Currently calibrated to Tony's judgment only. Next: mine Charlie's engineering verdicts and Victor's process/delivery verdicts into the corpus. Each SME's patterns become new rubric dimensions.

🔗 CI Integration

Wire evals into GitHub Actions. Any PR that touches prompts, SOPs, or agent config automatically runs the eval suite. Regressions caught before merge.

🎯 Corpus Growth → 200+

86 entries is a strong start. Target: 200+ entries across all domains. The self-improvement loop and daily reviews accelerate corpus growth by surfacing new judgment patterns. Every Tony correction becomes a new corpus entry automatically.

⚡ The Key Insight

WWTD (What Would Tony Do) is the law. Evals are the court system. The self-improvement loop is the appeals process.

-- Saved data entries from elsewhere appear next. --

template <int K, int NOCT_, int NSTAGE_, int EPI, int LP, int PT = 6>
__global__ __launch_bounds__(256, kConvMinWaves) void conv1d_wino4_f32(const ConvParams p) {
    extern __shared__ __attribute__((aligned(16))) float4 smem4[];
    constexpr int CTU = EPI == 5 ? 8 : (EPI == 6 ? 2 : 0);
    constexpr bool CT = CTU != 0;
    using G = Wino4Geo<K, NOCT_, NSTAGE_, PT, LP, CTU>;
    constexpr bool PT7 = G::PT7;
    constexpr int WN = G::WN, NSF = G::NSF, NOCT = G::NOCT, NSTAGE = G::NSTAGE, NPL = G::NPL, NGPM = G::NGPM;
    constexpr int CO_BLK = G::CO_BLK, NTUP = G::NTUP, NT_BLK = G::NT_BLK, PF = G::PF;
    constexpr int NPH = G::NPH, NPOSP = G::NPOSP, NM = G::NM;
    constexpr bool D1 = LP == 1, TR = LP == 2;
    static_assert(D1 || TR, "window path");
    const int dil = D1 ? 1 : p.dil;
    const int nt_eff = wino4_tile(dil, NTUP), ntup_eff = nt_eff / 4;
    const int tiles_y = p.CoutP / CO_BLK;
    const int per_tile = tiles_y * p.ksplit;
    const unsigned sidx = blockIdx.x, xcd = sidx & 7u, u = sidx >> 3;
    const int yk = (int)(u % (unsigned)per_tile);
    const unsigned gt = (u / (unsigned)per_tile) * 8u + xcd;
    const int n_tiles_x = (p.Nout + nt_eff - 1) / nt_eff;
    int b = (int)(gt / (unsigned)n_tiles_x);
    int q0 = (int)(gt % (unsigned)n_tiles_x) * nt_eff;
    if (p.compact) {
        int tile = 0;
        if (!live_tile<CT ? 1 : 0>(p.lens_out, p.len_out_mul, p.Nout, nt_eff, p.batch, gt, b, tile)) return;
        b = __builtin_amdgcn_readfirstlane(b);
        q0 = __builtin_amdgcn_readfirstlane(tile) * nt_eff;
    } else if (b >= p.batch) {
        return;
    }
    const int tid = threadIdx.x, lane = tid & 63, wid = tid >> 6;
    const int wm = wid / WN, wn = wid % WN;
    const int ks = yk / tiles_y;
    const int co_blk0 = (yk - ks * tiles_y) * CO_BLK;
    int n_out = p.Nout;
    if constexpr (CT) {
        if (p.lens_out) {
            const int len = min(p.Lin, (int)p.lens_out[b] * p.len_out_mul);
            n_out = len > 0 ? len + 1 : 0;
        }
    } else {
        if (p.lens_out) n_out = min(n_out, (int)p.lens_out[b] * p.len_out_mul);
    }
    if (q0 >= n_out) return;
    int in_len = p.Lin;
    if (p.lens_in) in_len = min(in_len, (int)p.lens_in[b] * p.len_in_mul);

    const int x_cs = p.x_cs, CoutP = p.CoutP;
    const int chunks_all = p.Cin / (8 * NOCT);
    const int c_beg = (int)((int64_t)ks * chunks_all / p.ksplit), n_chunks = (int)((int64_t)(ks + 1) * chunks_all / p.ksplit);
    const int n_groups = (p.Cin / 8) * G::NGW;
    const float* __restrict__ xb = p.x + (int64_t)b * p.x_bs;
    const float in_slope = p.in_slope;

    constexpr bool REG = EPI >= 3, RES = EPI == 3;
    static_assert(!REG || (LP == 1 && K != 1), "register epilogue: dilation 1, k = 3 / 7 / 11");
    static_assert(EPI <= 6 && (!CT || K == 3), "epilogues 0, 3, 4 and the transposed conv's 5 / 6 (k = 3 form)");
    float ep_bias = 0.f;
    if constexpr (!REG) {
        if (tid < CO_BLK && p.bias) ep_bias = p.bias[min(co_blk0 + tid, p.Cout - 1)];
    }

    const int kk = lane >> 5, l31 = lane & 31;
    const int pe = wn * 32 + l31;
    const int col_e = dil == 1 ? 4 * pe : (pe / dil) * 4 * dil + pe % dil;
    f32x16 acc[NPL];
#pragma unroll
    for (int g = 0; g < NPL; ++g)
#pragma unroll
        for (int r = 0; r < 16; ++r) acc[g][r] = 0.f;
    const int ep_row0 = REG ? co_blk0 + __builtin_amdgcn_readfirstlane(wm) * 32 : 0;
    const int ep_voff = (q0 + col_e < n_out ? q0 + col_e : 0) * 4;
    const int ep_rrow = ep_row0 + 4 * kk;
    const bfo_i4 ep_rs = bfo_rsrc(RES ? p.res + (int64_t)b * p.r_bs : nullptr, RES ? (unsigned)p.Cout * (unsigned)p.r_cs * 4u : 0u);
    const bfo_i4 ep_bs = bfo_rsrc(p.bias, (REG && p.bias) ? (unsigned)p.Cout * 4u : 0u);
    w4_f32x4 rq[RES ? 16 : 1], bsq[REG ? 4 : 1];
    constexpr int EP_T0 = RES ? 16 : 0;
#define TTS_EPLOAD_JOB(T)                                                                            \
    {                                                                                                \
        if (RES && (T) < 16)                                                                         \
            rq[RES ? (T) : 0] = __builtin_bit_cast(w4_f32x4, bfo_ld16(ep_rs, ep_voff + (ep_rrow + ((T) & 3) + 8 * ((T) >> 2)) * p.r_cs * 4, 0, 0)); \
        if ((T) >= EP_T0 && (T) < EP_T0 + 4)                                                         \
            bsq[REG ? (T) - EP_T0 : 0] = __builtin_bit_cast(w4_f32x4, bfo_ld16(ep_bs, (ep_rrow + 8 * ((T) - EP_T0)) * 4, 0, 0)); \
    }

    const bfo_i4 wrs = bfo_rsrc(K == 1 ? p.w : (PT7 ? p.w_wino44 : p.w_wino4), (unsigned)n_groups * 2u * (unsigned)CoutP * 16u);
    const int wv = (kk * CoutP + co_blk0 + wm * 32 + l31) * 16;
    const int wstep = 2 * CoutP * 16, wlast = (n_groups - 1) * wstep;
    int wso = c_beg * NOCT * G::NGW * wstep;
    w4_f32x4 aq[PF + G::QX];
    if constexpr (G::QX == 0) {
#pragma unroll
        for (int g = 0; g < PF; ++g) {
            aq[g] = __builtin_bit_cast(w4_f32x4, bfo_ld16(wrs, wv, wso, 0));
            wso = min(wso + wstep, wlast);
        }
    } else {
#pragma unroll
        for (int g = 0; g < PF + G::QX; ++g)
            aq[g] = __builtin_bit_cast(w4_f32x4, bfo_ld16(wrs, wv, min(wso + (g < PF ? g : G::QMAIN + g - PF) * wstep, wlast), 0));
    }

    const int sh = __builtin_amdgcn_readfirstlane((tid >> 7) & 1), skk = __builtin_amdgcn_readfirstlane((tid >> 6) & 1);
    w4_f32x2 sx[D1 ? 1 : NOCT][D1 ? 1 : NPOSP];
    w4_f32x4 sv[D1 ? NOCT : 1][2][D1 ? G::NVP : 1];
    w4_f32x2 ta[NOCT], tb[NOCT];
    w4_f32x2 tf[PT7 ? 5 : 1], te[PT7 ? 4 : 1], td[PT7 ? 3 : 1], th[PT7 ? 2 : 1];
    const int spe = min(lane, ntup_eff - 1);
    const int xw0 = (q0 + 4 * lane) * 4;
    constexpr int pad_c = (K - 1) / 2;
    const int ch_off = (4 * sh + skk) * x_cs;

#define TTS_VJOB_IDX(PH, J)                                                                          \
        const int nv_ = G::nvec(PH);                                                                 \
        const int ol_ = (J) / (2 * nv_), pp_ = ((J) / nv_) % 2, vi_ = (J) % nv_;
#define TTS_VLOAD_JOB(PH, J, XSO)                                                                    \
    {                                                                                                \
        TTS_VJOB_IDX(PH, J)                                                                          \
        const bfo_i4 xrs_ = bfo_rsrc(xb + ((XSO) + ch_off + (8 * ol_ + 2 * pp_) * x_cs), (unsigned)in_len * 4u);     \
        sv[ol_][pp_][vi_] = __builtin_bit_cast(w4_f32x4, bfo_ld16(xrs_, xw0 + 16 * (G::vlo(PH) + vi_), 0, 0));      \
    }
#define TTS_VACT_JOB(PH, A)                                                                          \
    {                                                                                                \
        TTS_VJOB_IDX(PH, (A) / 2)                                                                    \
        if ((A) % 2 == 0) {                                                                          \
            sv[ol_][pp_][vi_].x = bfo_lrelu(sv[ol_][pp_][vi_].x, in_slope);                          \
            sv[ol_][pp_][vi_].y = bfo_lrelu(sv[ol_][pp_][vi_].y, in_slope);                          \
        } else {                                                                                     \
            sv[ol_][pp_][vi_].z = bfo_lrelu(sv[ol_][pp_][vi_].z, in_slope);                          \
            sv[ol_][pp_][vi_].w = bfo_lrelu(sv[ol_][pp_][vi_].w, in_slope);                          \
        }                                                                                            \
    }
    float* const strip = reinterpret_cast<float*>(smem4 + NSTAGE * G::BUF4) + wid * (G::NROW * G::RAWW + 4);
    const int tr_a = (q0 - pad_c * dil) & ~3;
    const int tr_off = q0 + (dil == 1 ? 4 * spe : (spe / dil) * 4 * dil + spe % dil) - pad_c * dil - tr_a;
    w4_f32x4 rv[TR ? G::NROW : 1][2];
#define TTS_TLOAD_JOB(J, XSO)                                                                        \
    {                                                                                                \
        const int pp_ = (J) / 2, vs_ = (J) % 2;                                                      \
        const bfo_i4 xrs_ = bfo_rsrc(xb + ((XSO) + ch_off + (8 * (pp_ / 2) + 2 * (pp_ % 2)) * x_cs), (unsigned)in_len * 4u); \
        const int v_ = lane + 64 * vs_;                                                              \
        rv[pp_][vs_] = __builtin_bit_cast(w4_f32x4, bfo_ld16(xrs_, (vs_ == 1 && lane >= 16) ? BFO_OOB : (tr_a + 4 * v_) * 4, 0, 0)); \
    }
#define TTS_TSTORE_JOB(J)                                                                            \
    {                                                                                                \
        const int pp_ = (J) / 2, vs_ = (J) % 2;                                                      \
        w4_f32x4 a_ = rv[pp_][vs_];                                                                  \
        a_.x = bfo_lrelu(a_.x, in_slope); a_.y = bfo_lrelu(a_.y, in_slope);                          \
        a_.z = bfo_lrelu(a_.z, in_slope); a_.w = bfo_lrelu(a_.w, in_slope);                          \
        const int v_ = lane + 64 * vs_;                                                              \
        float* dst_ = (vs_ == 1 && lane >= 16) ? strip + G::NROW * G::RAWW : strip + pp_ * G::RAWW + 4 * v_;    \
        *reinterpret_cast<w4_f32x4*>(dst_) = a_;                                                     \
    }
#define TTS_TREAD_JOB(PH, J)                                                                         \
    {                                                                                                \
        const int npr_ = (G::npos(PH) + 1) / 2;                                                      \
        const int pp_ = (J) / npr_, jp_ = (J) % npr_;                                                \
        const float* src_ = strip + pp_ * G::RAWW + tr_off + (G::mlo(PH) + 2 * jp_) * dil;           \
        sx[pp_ / 2][2 * jp_][pp_ % 2] = src_[0];                                                     \
        if (2 * jp_ + 1 < G::npos(PH)) sx[pp_ / 2][2 * jp_ + 1][pp_ % 2] = src_[dil];                \
    }
#define TTS_SXV(M) (w4_f32x2{sv[ol_][0][G::fdiv4((M) - pad_c) - G::vlo(PH_)][((M) - pad_c) - 4 * G::fdiv4((M) - pad_c)],     \
                             sv[ol_][1][G::fdiv4((M) - pad_c) - G::vlo(PH_)][((M) - pad_c) - 4 * G::fdiv4((M) - pad_c)]})
#define TTS_SX(M) (D1 ? TTS_SXV(M) : sx[D1 ? 0 : ol_][D1 ? 0 : (M) - G::mlo(PH_)])
#define TTS_WRITE_JOB(PH, J, WR)                                                                     \
    {                                                                                                \
        const int PH_ = (PH);                                                                        \
        const int ol_ = PT7 ? 0 : (J) / G::ngp(PH_), gl_ = (J) % G::ngp(PH_), g_ = G::glo(PH_) + gl_;                          \
        w4_f32x2 v2;                                                                                 \
        if constexpr (PT7) {                                                                         \
             \
            const int sf_ = G::sflo(PH_) + (J) / G::JSF, kd_ = (J) % G::JSF, s4 = 4 * sf_, g0_ = 7 * sf_;                      \
            const bool v0_ = G::inph(PH_, g0_), tap4_ = g0_ + 6 < G::NG;                             \
            int row_ = -1;                                                                           \
            if (kd_ == 0) {                         \
                if (v0_) tf[0] = sf_ > G::sflo(PH_) ? tf[4] : TTS_SX(s4 + 2) - 4.f * TTS_SX(s4);    \
                tf[1] = TTS_SX(s4 + 3) - 4.f * TTS_SX(s4 + 1);                                       \
                tf[2] = TTS_SX(s4 + 4) - 4.f * TTS_SX(s4 + 2);                                       \
            } else if (kd_ == 1) {                                                                   \
                tf[3] = TTS_SX(s4 + 5) - 4.f * TTS_SX(s4 + 3);                                       \
                if (v0_) te[0] = tf[0] - 2.f * tf[1];                                                \
            } else if (kd_ == 2) {                                                                   \
                te[2] = tf[2] - 2.f * tf[3];                                                         \
                if (v0_) { v2 = te[2] - te[0]; row_ = 0; }                                           \
// ... 212 lines not shown
        } else {
#pragma unroll
            for (int m = 0; m < 8; ++m) {
                float ya[4], yc[4];
                TTS_CT_QUAD(2 * m, ya)
                TTS_CT_QUAD(2 * m + 1, yc)
                const float b0 = bsq[m >> 1][(2 * m) & 3], b1 = bsq[m >> 1][(2 * m + 1) & 3];
                const float v[8] = {ya[0] + b0, yc[0] + b1, ya[1] + b0, yc[1] + b1, ya[2] + b0, yc[2] + b1, ya[3] + b0, yc[3] + b1};
                const int n0 = 2 * tau0 - 1;
                float* yr = yb + (int64_t)(ch0 + 2 * kk + (m & 1) + 4 * (m >> 1)) * y_cs + n0;
                const float nb = __shfl_down(v[0], 1, 64);
                const bool has_nb = l31 != 31;
                if (l31 == 0 && n0 >= 0 && n0 < olen) yr[0] = v[0];
                if (n0 + 8 < olen) {
                    *reinterpret_cast<w4_f32x4*>(yr + 1) = w4_f32x4{v[1], v[2], v[3], v[4]};
                    if (has_nb) {
                        *reinterpret_cast<w4_f32x4*>(yr + 5) = w4_f32x4{v[5], v[6], v[7], nb};
                    } else {
                        *reinterpret_cast<w4_f32x2*>(yr + 5) = w4_f32x2{v[5], v[6]};
                        yr[7] = v[7];
                    }
                } else {
#pragma unroll
                    for (int e = 1; e < 8; ++e)
                        if (n0 + e < olen) yr[e] = v[e];
                }
            }
        }
#undef TTS_CT_QUAD
        return;
    }
    const int mode = p.mode, relu_out = p.relu_out, Cout = p.Cout;
    const float div = p.div;
    if constexpr (REG) {
        const int q = q0 + col_e, y_cs = p.y_cs;
        if (q >= n_out) return;
        const bool full = q + 3 < n_out;
        const bfo_i4 ys = bfo_rsrc(yb, (unsigned)Cout * (unsigned)y_cs * 4u);
        const float lo = relu_out == 1 ? 0.f : -__builtin_inff();
        constexpr int PB = NPL >= 8 ? 4 : 8;
#pragma unroll
        for (int h = 0; h < 16 / PB; ++h) {
            w4_f32x4 pq[PB];
#pragma unroll
            for (int i = 0; i < PB; ++i) {
                const int r = PB * h + i;
                pq[i] = w4_f32x4{0.f, 0.f, 0.f, 0.f};
                if (mode != 0)
                    pq[i] = __builtin_bit_cast(w4_f32x4, bfo_ld16(ys, ep_voff + (ep_rrow + (r & 3) + 8 * (r >> 2)) * y_cs * 4, 0, 0));
            }
#pragma unroll
            for (int i = 0; i < PB; ++i) {
                const int r = PB * h + i;
                const int co = ep_rrow + (r & 3) + 8 * (r >> 2);
                TTS_OUT_QUAD(r)
                w4_f32x4 v = {y0, y1, y2, y3};
                const float bsv = bsq[REG ? r >> 2 : 0][r & 3];
#pragma unroll
                for (int e = 0; e < 4; ++e) {
                    float x = v[e] + bsv;
                    if constexpr (RES) x += rq[RES ? r : 0][e];
                    v[e] = fmaxf(x, lo);
                }
                if (mode != 0) {
                    v = pq[i] + v;
                    if (mode == 2) {
// ... 37 lines not shown
    }
#undef TTS_OUT_QUAD
    __syncthreads();
    const int col = lane * 4, q = q0 + col;
    if (q >= n_out || col >= nt_eff) return;
    if (p.ksplit > 1) {
        constexpr int NR = CO_BLK / 4;
        const bool full = q + 3 < n_out;
        float* __restrict__ pb = p.splitk_ws + ((int64_t)ks * p.batch + b) * Cout * p.Nout;
#pragma unroll 4
        for (int it = 0; it < NR; ++it) {
            const int rl = wid + it * 4;
            const int co = co_blk0 + rl;
            if (co >= Cout) continue;
            const float4 a4 = *reinterpret_cast<const float4*>(ep + rl * NT_BLK + col);
            float* yp = pb + (int64_t)co * p.Nout + q;
            if (full && (p.Nout & 3) == 0) {
                *reinterpret_cast<float4*>(yp) = a4;
            } else {
                const float v[4] = {a4.x, a4.y, a4.z, a4.w};
#pragma unroll
                for (int e = 0; e < 4; ++e)
                    if (q + e < n_out) yp[e] = v[e];
            }
        }
        return;
    }
    conv_row_epilogue<NT_BLK, CO_BLK, K == 1 ? kRowScaleGlobal : kRowScaleNone, K == 1, false, true>(p, ep, epb, K == 1 ? p.scale : nullptr, b,
                                                                                                      co_blk0, CO_BLK, q0, n_out, nt_eff);
}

Having principles documented isn't enough — you need a system that consistently interprets and enforces them, and gets better at it every day. WWTD tells Warren what good judgment looks like. The eval system proves whether Warren's actual outputs match that judgment. And when they don't, the self-improvement loop ensures the same failure doesn't happen twice.

The rubrics aren't generic "is it good?" prompts. They're Tony's specific criteria — extracted verbatim from his real production verdicts, with references to exact corpus entries. When the AI judge says PASS, it's saying "Tony would approve this." When it says FAIL, it's saying "Tony would flag this" — and it tells you exactly which criterion was violated, why, and how to fix it.